4. Practice moving, docking, and hiding the palettes. Set up the screen in
the way you are most comfortable. In the Workspace icon on the
Status Bar, select Save Current As... in the pull-down menu and give
the new workspace a name. This is the main way to customize a
workspace to your needs.
Task 2 Review User Interface Tools
1. Right-click in the drawing window without any objects selected.
Notice the commands in the menu.
2. Select a wall and notice the variety of grips. Right-click and notice the
additional commands in the menu. Notice that a contextual Wall tab
has appeared on the Ribbon. Select Deselect All.
3. Select a window and right-click. Notice the window-specific tools.
Note again that the Ribbon is showing a contextual tab. Clear all
objects from selection.
4. On the Home tab in the Ribbon, click the Wall icon in the Build panel.
Look at the Properties panel. These properties can be set for a wall.
Press <Esc> to cancel the command.
5. In the Tool Palettes window, click the Wall icon in the Design tab.
Look at the Properties palette. Note that the Style parameter has
Standard listed beside it. These properties can be set for a wall. Press
<Esc> to cancel the command.
6. In the Tool Palettes window, select the Walls tab.
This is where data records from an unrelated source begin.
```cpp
__device__ __forceinline__ uint2 long_list_stage(const float4 *s_cent, const unsigned long long *s_masks, uint16_t *s_long,
                                              unsigned long long *s_sub, float4 sb0, float4 sb1, float4 sb2, uint32_t npop,
                                              uint32_t words, uint64_t *sub_masks_cell)
{
    const uint32_t lane = threadIdx.x & 63u;
// ... 1423 lines not shown
            } else if (valid) {
                uint4 *dst = reinterpret_cast<uint4 *>(s_lbl + slot * kCellColours + sub * 64u);
                dst[0] = xv; dst[1] = xv; dst[2] = xv; dst[3] = xv;
            }
        }
        unsigned long long pend0_b = 0ull;
        {
            const uint32_t rank = (uint32_t)__builtin_popcount(scan8 & ((1u << sub) - 1u));
            const bool head = open && (rank & 1u) == 0u;
            const uint32_t after = scan8 & ~((2u << sub) - 1u);
            const uint32_t s1 = after ? (uint32_t)__builtin_ctz(after) : 8u;
            const uint32_t un = listed ? (nm | ((head && s1 < 8u) ? s_mask[threadIdx.x - sub + s1] : 0u)) : 0u;
            const uint32_t n_un = (uint32_t)__builtin_popcount(un);
            const uint32_t type = unlisted ? 2u : (n_un > kItemCands ? 1u : 0u);
            const bool pend = valid && !uniform && sub == 0u;
            if (pend) s_left[slot] = ((uint32_t)__builtin_popcount(scan8) + 1u) >> 1;
            pend0_b = __ballot(pend && scan8 == 0u);
            const unsigned long long item_b = __ballot(head);
            if (bal_state) {
                const uint32_t cost = wave_add_u32(head ? 4u + (type == 2u ? npop : n_un) : 0u);
                if (lane == 0u) bal_state[(bal_pass & 1u) * 2u * kOneTaskSlots + kOneTaskSlots + blockIdx.x * kOneWaves + wv] = (uint16_t)min(cost, 65535u);
            }
            uint32_t i_base = 0u;
            if (lane == 0u && item_b) i_base = atomicAdd(&s_count[0], (uint32_t)__builtin_popcountll(item_b));
            i_base = __builtin_amdgcn_readfirstlane(i_base);
            if (head) {
                uint32_t iw0 = un, iw1 = 0u, iw2 = 0u;
                if (type == 0u) {
                    iw0 = 0u;
                    uint32_t q = 0u;
                    for (uint32_t m = un; m; m &= m - 1u, ++q) {
                        const uint32_t cc = (uint32_t)s_list[slot * kMaxListed + (uint32_t)__builtin_ctz(m)] << (8u * (q & 3u));
                        iw0 |= q < 4u ? cc : 0u; iw1 |= (q >= 4u && q < 8u) ? cc : 0u; iw2 |= q >= 8u ? cc : 0u;
                    }
                }
                s_item[i_base + bits_below_lane(item_b)] = make_uint4(slot | (sub << 7) | (s1 << 10) | (n_un << 14) | (type << 30), iw0, iw1, iw2);
            }
            if (stats) {
                st_single += (uint32_t)__builtin_popcountll(__ballot(single && sub == 0u));
                st_multi += (uint32_t)__builtin_popcountll(__ballot(valid && !single && sub == 0u));
                st_unlisted += (uint32_t)__builtin_popcountll(__ballot(unlisted && sub == 0u));
                st_decided += (uint32_t)__builtin_popcountll(__ballot(was_decided));
                st_scanned += (uint32_t)__builtin_popcountll(__ballot(mine || (unlisted && occupied)));
                st_cands += wave_add_u32(mine ? np0 : ((unlisted && occupied) ? npop : 0u));
                st_removed += wave_add_u32((uint32_t)__builtin_popcount(sm & ~nm));
                st_one += (uint32_t)__builtin_popcountll(__ballot(one));
            }
        }
        KMG_STAMP(4);
        __syncthreads();
        const uint32_t n_items = s_count[0];
        KMG_STAMP_VALUE(8, n_items); KMG_STAMP_VALUE(10, s_count[8]);

        auto cell_entry = [&](const uint32_t ps) {
            const uint32_t pcell = __builtin_amdgcn_readfirstlane(s_cell[ps]);
            const uint2 lv = *reinterpret_cast<const uint2 *>(s_lbl + ps * kCellColours + lane * 8u);
            uint32_t e = kPairPending;
            if (!(flags & kCubeNoEntries)) {
                const uint32_t occ = (uint32_t)s_occ[ps * 64u + lane];
                uint32_t idx[8];
#pragma unroll
                for (uint32_t q = 0; q < 4u; ++q) { idx[q] = (lv.x >> (8u * q)) & 0xFFu; idx[4u + q] = (lv.y >> (8u * q)) & 0xFFu; }
                e = cell_pair_entry(idx, occ, lane);
            }
            if (lane == 0u) pair_entries[pcell] = e;
            *reinterpret_cast<uint2 *>(colour_labels + (uint64_t)pcell * kCellColours + lane * 8u) = lv;
        };

        {
            uint32_t A_h = 0u, A_w0 = 0u, A_w1 = 0u, A_w2 = 0u, B_h = 0u, B_w0 = 0u, B_w1 = 0u, B_w2 = 0u, C_h = 0u, C_w0 = 0u, C_w1 = 0u, C_w2 = 0u;
            float4 A_v0, A_v1, B_v0, B_v1, C_v0, C_v1;
            uint32_t A_c0 = 1u, A_c1 = 1u, B_c0 = 1u, B_c1 = 1u, C_c0 = 1u, C_c1 = 1u;
            long long A_g = 0, B_g = 0, C_g = 0;
            bool A_ok = false, B_ok = false, C_ok = false;
#define KMG_REQUEST_ITEM(X)                                                                                       \
            do {                                                                                                  \
                uint32_t next_ = 0u;                                                                              \
                if (lane == 0u) next_ = atomicAdd(&s_count[4], 1u);                                               \
                next_ = __builtin_amdgcn_readfirstlane(next_);                                                    \
                X##_ok = next_ < n_items;                                                                         \
                const uint4 it_ = s_item[next_ < n_items ? next_ : 0u];                                           \
                X##_h = __builtin_amdgcn_readfirstlane(it_.x); X##_w0 = __builtin_amdgcn_readfirstlane(it_.y);    \
                X##_w1 = __builtin_amdgcn_readfirstlane(it_.z); X##_w2 = __builtin_amdgcn_readfirstlane(it_.w);   \
                const uint32_t cell_ = __builtin_amdgcn_readfirstlane(s_cell[X##_h & 127u]);                       \
                const uint32_t c0_ = cell_ * kCellColours + ((X##_h >> 7) & 7u) * 64u + lane;                     \
                const uint32_t c1_ = cell_ * kCellColours + ((X##_h >> 10) & 7u) * 64u + lane;    \
                X##_v0 = lab_table[c0_]; X##_v1 = lab_table[c1_];                                                 \
                if (SUMS) { X##_c0 = hist[c0_]; X##_c1 = hist[c1_]; X##_g = sub_agg[(uint64_t)cell_ * 32u + (lane & 31u)]; } \
            } while (0)
            auto scan_item = [&](const uint32_t hdr, const uint32_t w0, const uint32_t w1, const uint32_t w2, const float4 v0, const float4 v1,
                                 const uint32_t cnt0, const uint32_t cnt1, const long long sagg) {
                const uint32_t islot = hdr & 127u, s0 = (hdr >> 7) & 7u, s1 = (hdr >> 10) & 15u, n = (hdr >> 14) & 63u, type = hdr >> 30;
                const PixelTerms pt0 = pixel_terms_fast(v0.x, v0.y, v0.z, v0.w), pt1 = pixel_terms_fast(v1.x, v1.y, v1.z, v1.w);
                uint32_t ix0 = 0u, ix1 = 0u;
                if (type == 0u) {
                    const uint32_t my_cand = ((lane < 4u ? w0 : (lane < 8u ? w1 : w2)) >> (8u * (lane & 3u))) & 0xFFu;
                    uint32_t b0 = 0x7F7FFFFFu, r0 = 0x7F7FFFFFu, b1 = 0x7F7FFFFFu, r1 = 0x7F7FFFFFu;
                    const f32x2 qL = {pt0.L, pt1.L}, qa = {pt0.a, pt1.a}, qb = {pt0.b, pt1.b}, qC = {pt0.C, pt1.C};
                    const f32x2 qwC = {pt0.wC, pt1.wC}, qwH = {pt0.wH, pt1.wH};
                    auto cand_at = [&](uint32_t p) { return ((p < 4u ? w0 : (p < 8u ? w1 : w2)) >> (8u * (p & 3u))) & 0xFFu; };
                    for (uint32_t p = 0; p < n; ++p) {
                        const float4 c = s_cent[cand_at(p)];
                        const f32x2 dL = qL - c.x, da = qa - c.y, db = qb - c.z, dC = qC - c.w;
                        const f32x2 dC2 = dC * dC;
                        const f32x2 t = __builtin_elementwise_fma(db, db, da * da);
                        f32x2 h = t - dC2;
                        h.x = fmaxf(h.x, 0.0f); h.y = fmaxf(h.y, 0.0f);
// ... 278 lines not shown
```

### kmeans-gpu_amd/csrc/kmg_diffuse.hip

```cpp

#include "kmg_diffuse_dev.h"

namespace kmg {

namespace {

template <int ROUTE, bool ALPHA, typename OutT>
__global__ __launch_bounds__(64) void k_diffuse(const uint32_t *__restrict__ rgba, uint32_t w, uint32_t rows,
                                                OutT *__restrict__ out, uint2 *__restrict__ erow, uint32_t parity,
                                                DiffCtl *__restrict__ ctl, uint32_t *__restrict__ sticky, const Centroid *__restrict__ cent, uint32_t k,
                                                const float *__restrict__ lut, const uint32_t *__restrict__ pal,
                                                const void *__restrict__ colour_labels, const uint16_t *__restrict__ sub_table,
                                                uint32_t cutoff)
{
    constexpr uint32_t kLdsWords = ROUTE == kDiffusePairs ? kPairsLds : ROUTE == kDiffuseCells ? kCellsLds : 4u * 3072u + 256u + 3072u;
    __shared__ __attribute__((aligned(16))) uint32_t s_lds[kLdsWords];
    const uint32_t lane = threadIdx.x;
    float4 *s_cent = nullptr;
    float *s_lut = nullptr;
    uint32_t *s_pal;
    if (ROUTE == kDiffusePairs) {
        const uint4 *src = reinterpret_cast<const uint4 *>(sub_table + kSubCells + kCells);
        uint4 *dst = reinterpret_cast<uint4 *>(s_lds);
        for (uint32_t i = lane; i < kCells / 4; i += 64) dst[i] = src[i];
        for (uint32_t i = lane; i < 128; i += 64) s_lds[kCells + i] = i < kPairDirs ? pair_dir_word(i) : 0u;
        s_pal = s_lds + kCells + 128;
    } else if (ROUTE == kDiffuseCells) {
        const uint4 *src = reinterpret_cast<const uint4 *>(sub_table + kSubCells);
        uint4 *dst = reinterpret_cast<uint4 *>(s_lds);
        for (uint32_t i = lane; i < kCells / 8; i += 64) dst[i] = src[i];
        s_pal = s_lds + kCells / 2;
    } else {
        s_cent = reinterpret_cast<float4 *>(s_lds);
        for (uint32_t i = lane; i < k; i += 64) { const Centroid c = cent[i]; s_cent[i] = make_float4(c.L, c.a, c.b, c.C); }
        s_lut = reinterpret_cast<float *>(s_lds + 4u * 3072u);
        for (uint32_t i = lane; i < 256; i += 64) s_lut[i] = lut[i];
        s_pal = s_lds + 4u * 3072u + 256u;
    }
    for (uint32_t i = lane; i < k; i += 64) s_pal[i] = pal[i] | 0xFF000000u;
    __syncthreads();

    const uint32_t n_chunks = (rows + 63u) / 64u;
    for (;;) {
        uint32_t t = 0;
        if (lane == 0) t = __hip_atomic_fetch_add(&ctl->ticket, 1u, __ATOMIC_RELAXED, __HIP_MEMORY_SCOPE_AGENT);
        t = __builtin_amdgcn_readfirstlane(__shfl(t, 0));
        if (t >= n_chunks || timed_out(ctl)) return;
        const uint32_t y0 = t * 64u, nr = min(64u, rows - y0);
        const bool row_ok = lane < nr;
        const uint64_t row_base = (uint64_t)(y0 + (row_ok ? lane : 0u)) * w;
        const uint2 *e_in = erow + (size_t)((parity + t) & 1u) * w;
        uint2 *e_out = erow + (size_t)((parity + t + 1u) & 1u) * w;
        uint32_t known = t == 0 ? w : 0u;
        uint32_t published = 0;
        int eL[3] = {0, 0, 0}, am1[3] = {0, 0, 0}, a0[3] = {0, 0, 0}, ap1[3] = {0, 0, 0};
        uint2 eo = make_uint2(0u, 0u);
        const int steps = (int)w + 2 * ((int)nr - 1);
        bool abandoned = false;
        uint32_t beats = 0;
        heartbeat(ctl, t, beats);
        for (int s0 = 0; s0 < steps; s0 += kBody) {
            const uint32_t need = (uint32_t)min((long long)s0 + kBody + 1, (long long)w);
            if (known < need && !wait_progress(ctl, sticky, t, need, known, beats)) { abandoned = true; break; }
            heartbeat(ctl, t, beats);
            uint2 blk = make_uint2(0u, 0u);
            if (lane < (uint32_t)kBody && s0 + 1 + (int)lane < (int)w) blk = e_in[s0 + 1 + lane];
            if (s0 == 0 && lane == 0) {
                const uint2 z = e_in[0];
                ap1[0] = (int)(int16_t)(z.x & 0xFFFFu); ap1[1] = (int)z.x >> 16; ap1[2] = (int)z.y;
            }
            const int xb = s0 - 2 * (int)lane;
            uint32_t px[kBody];
#pragma unroll
            for (int j = 0; j < kBody; ++j) {
                const int x = xb + j;
                px[j] = (row_ok && x >= 0 && x < (int)w) ? rgba[row_base + (uint32_t)x] : 0u;
            }
            uint32_t ob[kBody];
// ... 107 lines not shown
```

### kmeans-gpu_amd/csrc/kmg_diffuse_wide.hip

```cpp

#include "kmg_diffuse_dev.h"
#include "kmg_diffusion.h"

namespace kmg {

namespace {

__device__ __forceinline__ void unpack_err(uint2 v, int e[3])
{
    e[0] = (int)(int16_t)(v.x & 0xFFFFu); e[1] = (int)v.x >> 16; e[2] = (int)v.y;
}

template <int ROUTE, bool ALPHA, typename OutT, int SKEW>
__global__ __launch_bounds__(64) void k_diffuse_wide(const uint32_t *__restrict__ rgba, uint32_t w, uint32_t rows,
                                                     OutT *__restrict__ out, uint2 *__restrict__ erow, uint32_t parity,
                                                     DiffCtl *__restrict__ ctl, uint32_t *__restrict__ sticky, const Centroid *__restrict__ cent, uint32_t k,
                                                     const float *__restrict__ lut, const uint32_t *__restrict__ pal,
                                                     const void *__restrict__ colour_labels, const uint16_t *__restrict__ sub_table,
                                                     uint32_t cutoff, const DiffuseFilter f)
{
    constexpr int R = SKEW - 1;
    constexpr uint32_t kLdsWords = ROUTE == kDiffusePairs ? kPairsLds : ROUTE == kDiffuseCells ? kCellsLds : 4u * 3072u + 256u + 3072u;
    __shared__ __attribute__((aligned(16))) uint32_t s_lds[kLdsWords];
    const uint32_t lane = threadIdx.x;
    float4 *s_cent = nullptr;
    float *s_lut = nullptr;
    uint32_t *s_pal;
    if (ROUTE == kDiffusePairs) {
        const uint4 *src = reinterpret_cast<const uint4 *>(sub_table + kSubCells + kCells);
        uint4 *dst = reinterpret_cast<uint4 *>(s_lds);
        for (uint32_t i = lane; i < kCells / 4; i += 64) dst[i] = src[i];
        for (uint32_t i = lane; i < 128; i += 64) s_lds[kCells + i] = i < kPairDirs ? pair_dir_word(i) : 0u;
        s_pal = s_lds + kCells + 128;
    } else if (ROUTE == kDiffuseCells) {
        const uint4 *src = reinterpret_cast<const uint4 *>(sub_table + kSubCells);
        uint4 *dst = reinterpret_cast<uint4 *>(s_lds);
        for (uint32_t i = lane; i < kCells / 8; i += 64) dst[i] = src[i];
        s_pal = s_lds + kCells / 2;
    } else {
        s_cent = reinterpret_cast<float4 *>(s_lds);
        for (uint32_t i = lane; i < k; i += 64) { const Centroid c = cent[i]; s_cent[i] = make_float4(c.L, c.a, c.b, c.C); }
        s_lut = reinterpret_cast<float *>(s_lds + 4u * 3072u);
        for (uint32_t i = lane; i < 256; i += 64) s_lut[i] = lut[i];
        s_pal = s_lds + 4u * 3072u + 256u;
    }
    for (uint32_t i = lane; i < k; i += 64) s_pal[i] = pal[i] | 0xFF000000u;
    __syncthreads();

    const uint32_t n_chunks = (rows + 63u) / 64u;
    for (;;) {
        uint32_t t = 0;
        if (lane == 0) t = __hip_atomic_fetch_add(&ctl->ticket, 1u, __ATOMIC_RELAXED, __HIP_MEMORY_SCOPE_AGENT);
        t = __builtin_amdgcn_readfirstlane(__shfl(t, 0));
        if (t >= n_chunks || timed_out(ctl)) return;
        const uint32_t y0 = t * 64u, nr = min(64u, rows - y0);
        const bool row_ok = lane < nr;
        const uint64_t row_base = (uint64_t)(y0 + (row_ok ? lane : 0u)) * w;
        const uint2 *e_in1 = erow + (size_t)((parity + t) & 1u) * 2u * w, *e_in2 = e_in1 + w;
        uint2 *e_out1 = erow + (size_t)((parity + t + 1u) & 1u) * 2u * w, *e_out2 = e_out1 + w;
        uint32_t known = t == 0 ? w : 0u;
        uint32_t published = 0;
        int eL1[3] = {0, 0, 0}, eL2[3] = {0, 0, 0};
        int u1[5][3], u2[5][3];
        uint2 pk[R + 1];
#pragma unroll
        for (int i = 0; i < 5; ++i)
#pragma unroll
            for (int c = 0; c < 3; ++c) u1[i][c] = u2[i][c] = 0;
#pragma unroll
        for (int q = 0; q <= R; ++q) pk[q] = make_uint2(0u, 0u);
        uint2 eo = make_uint2(0u, 0u);
        const int steps = (int)w + SKEW * ((int)nr - 1);
        bool abandoned = false;
        uint32_t beats = 0;
        heartbeat(ctl, t, beats);
        for (int s0 = 0; s0 < steps; s0 += kBody) {
            const uint32_t need = (uint32_t)min((long long)s0 + kBody + R, (long long)w);
            if (known < need && !wait_progress(ctl, sticky, t, need, known, beats)) { abandoned = true; break; }
            heartbeat(ctl, t, beats);
            uint2 blk1 = make_uint2(0u, 0u), blk2 = make_uint2(0u, 0u);
            const bool blk_ok = lane < (uint32_t)kBody && s0 + R + (int)lane < (int)w;
            if (blk_ok) { blk1 = e_in1[s0 + R + lane]; blk2 = e_in2[s0 + R + lane]; }
            if (nr == 1u && blk_ok) e_out2[s0 + R + lane] = blk1;
            if (s0 == 0) {
                uint2 p1 = make_uint2(0u, 0u), p2 = make_uint2(0u, 0u);
// ... 134 lines not shown
```

### kmeans-gpu_amd/csrc/kmg_index.hip

```cpp

#include "kmg_internal.h"
#include "kmg_table_dev.h"

namespace kmg {

namespace {

constexpr int kIndexBlock = 1024;
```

Note the different
styles of walls available here. Look at the Properties palette. Note that
the Style parameter has the name of the specific wall style you selected
from the Tool Palette. Press <Esc> to cancel the command.
7. Repeat the process with the Window tool.
8. Zoom in on the Elevators.
9. In the Drawing Status Bar, change the Display Configuration to Low
Detail. Notice that the hatching is automatically modified.
10. Change the Display Configuration to High Detail and then to
Presentation and others.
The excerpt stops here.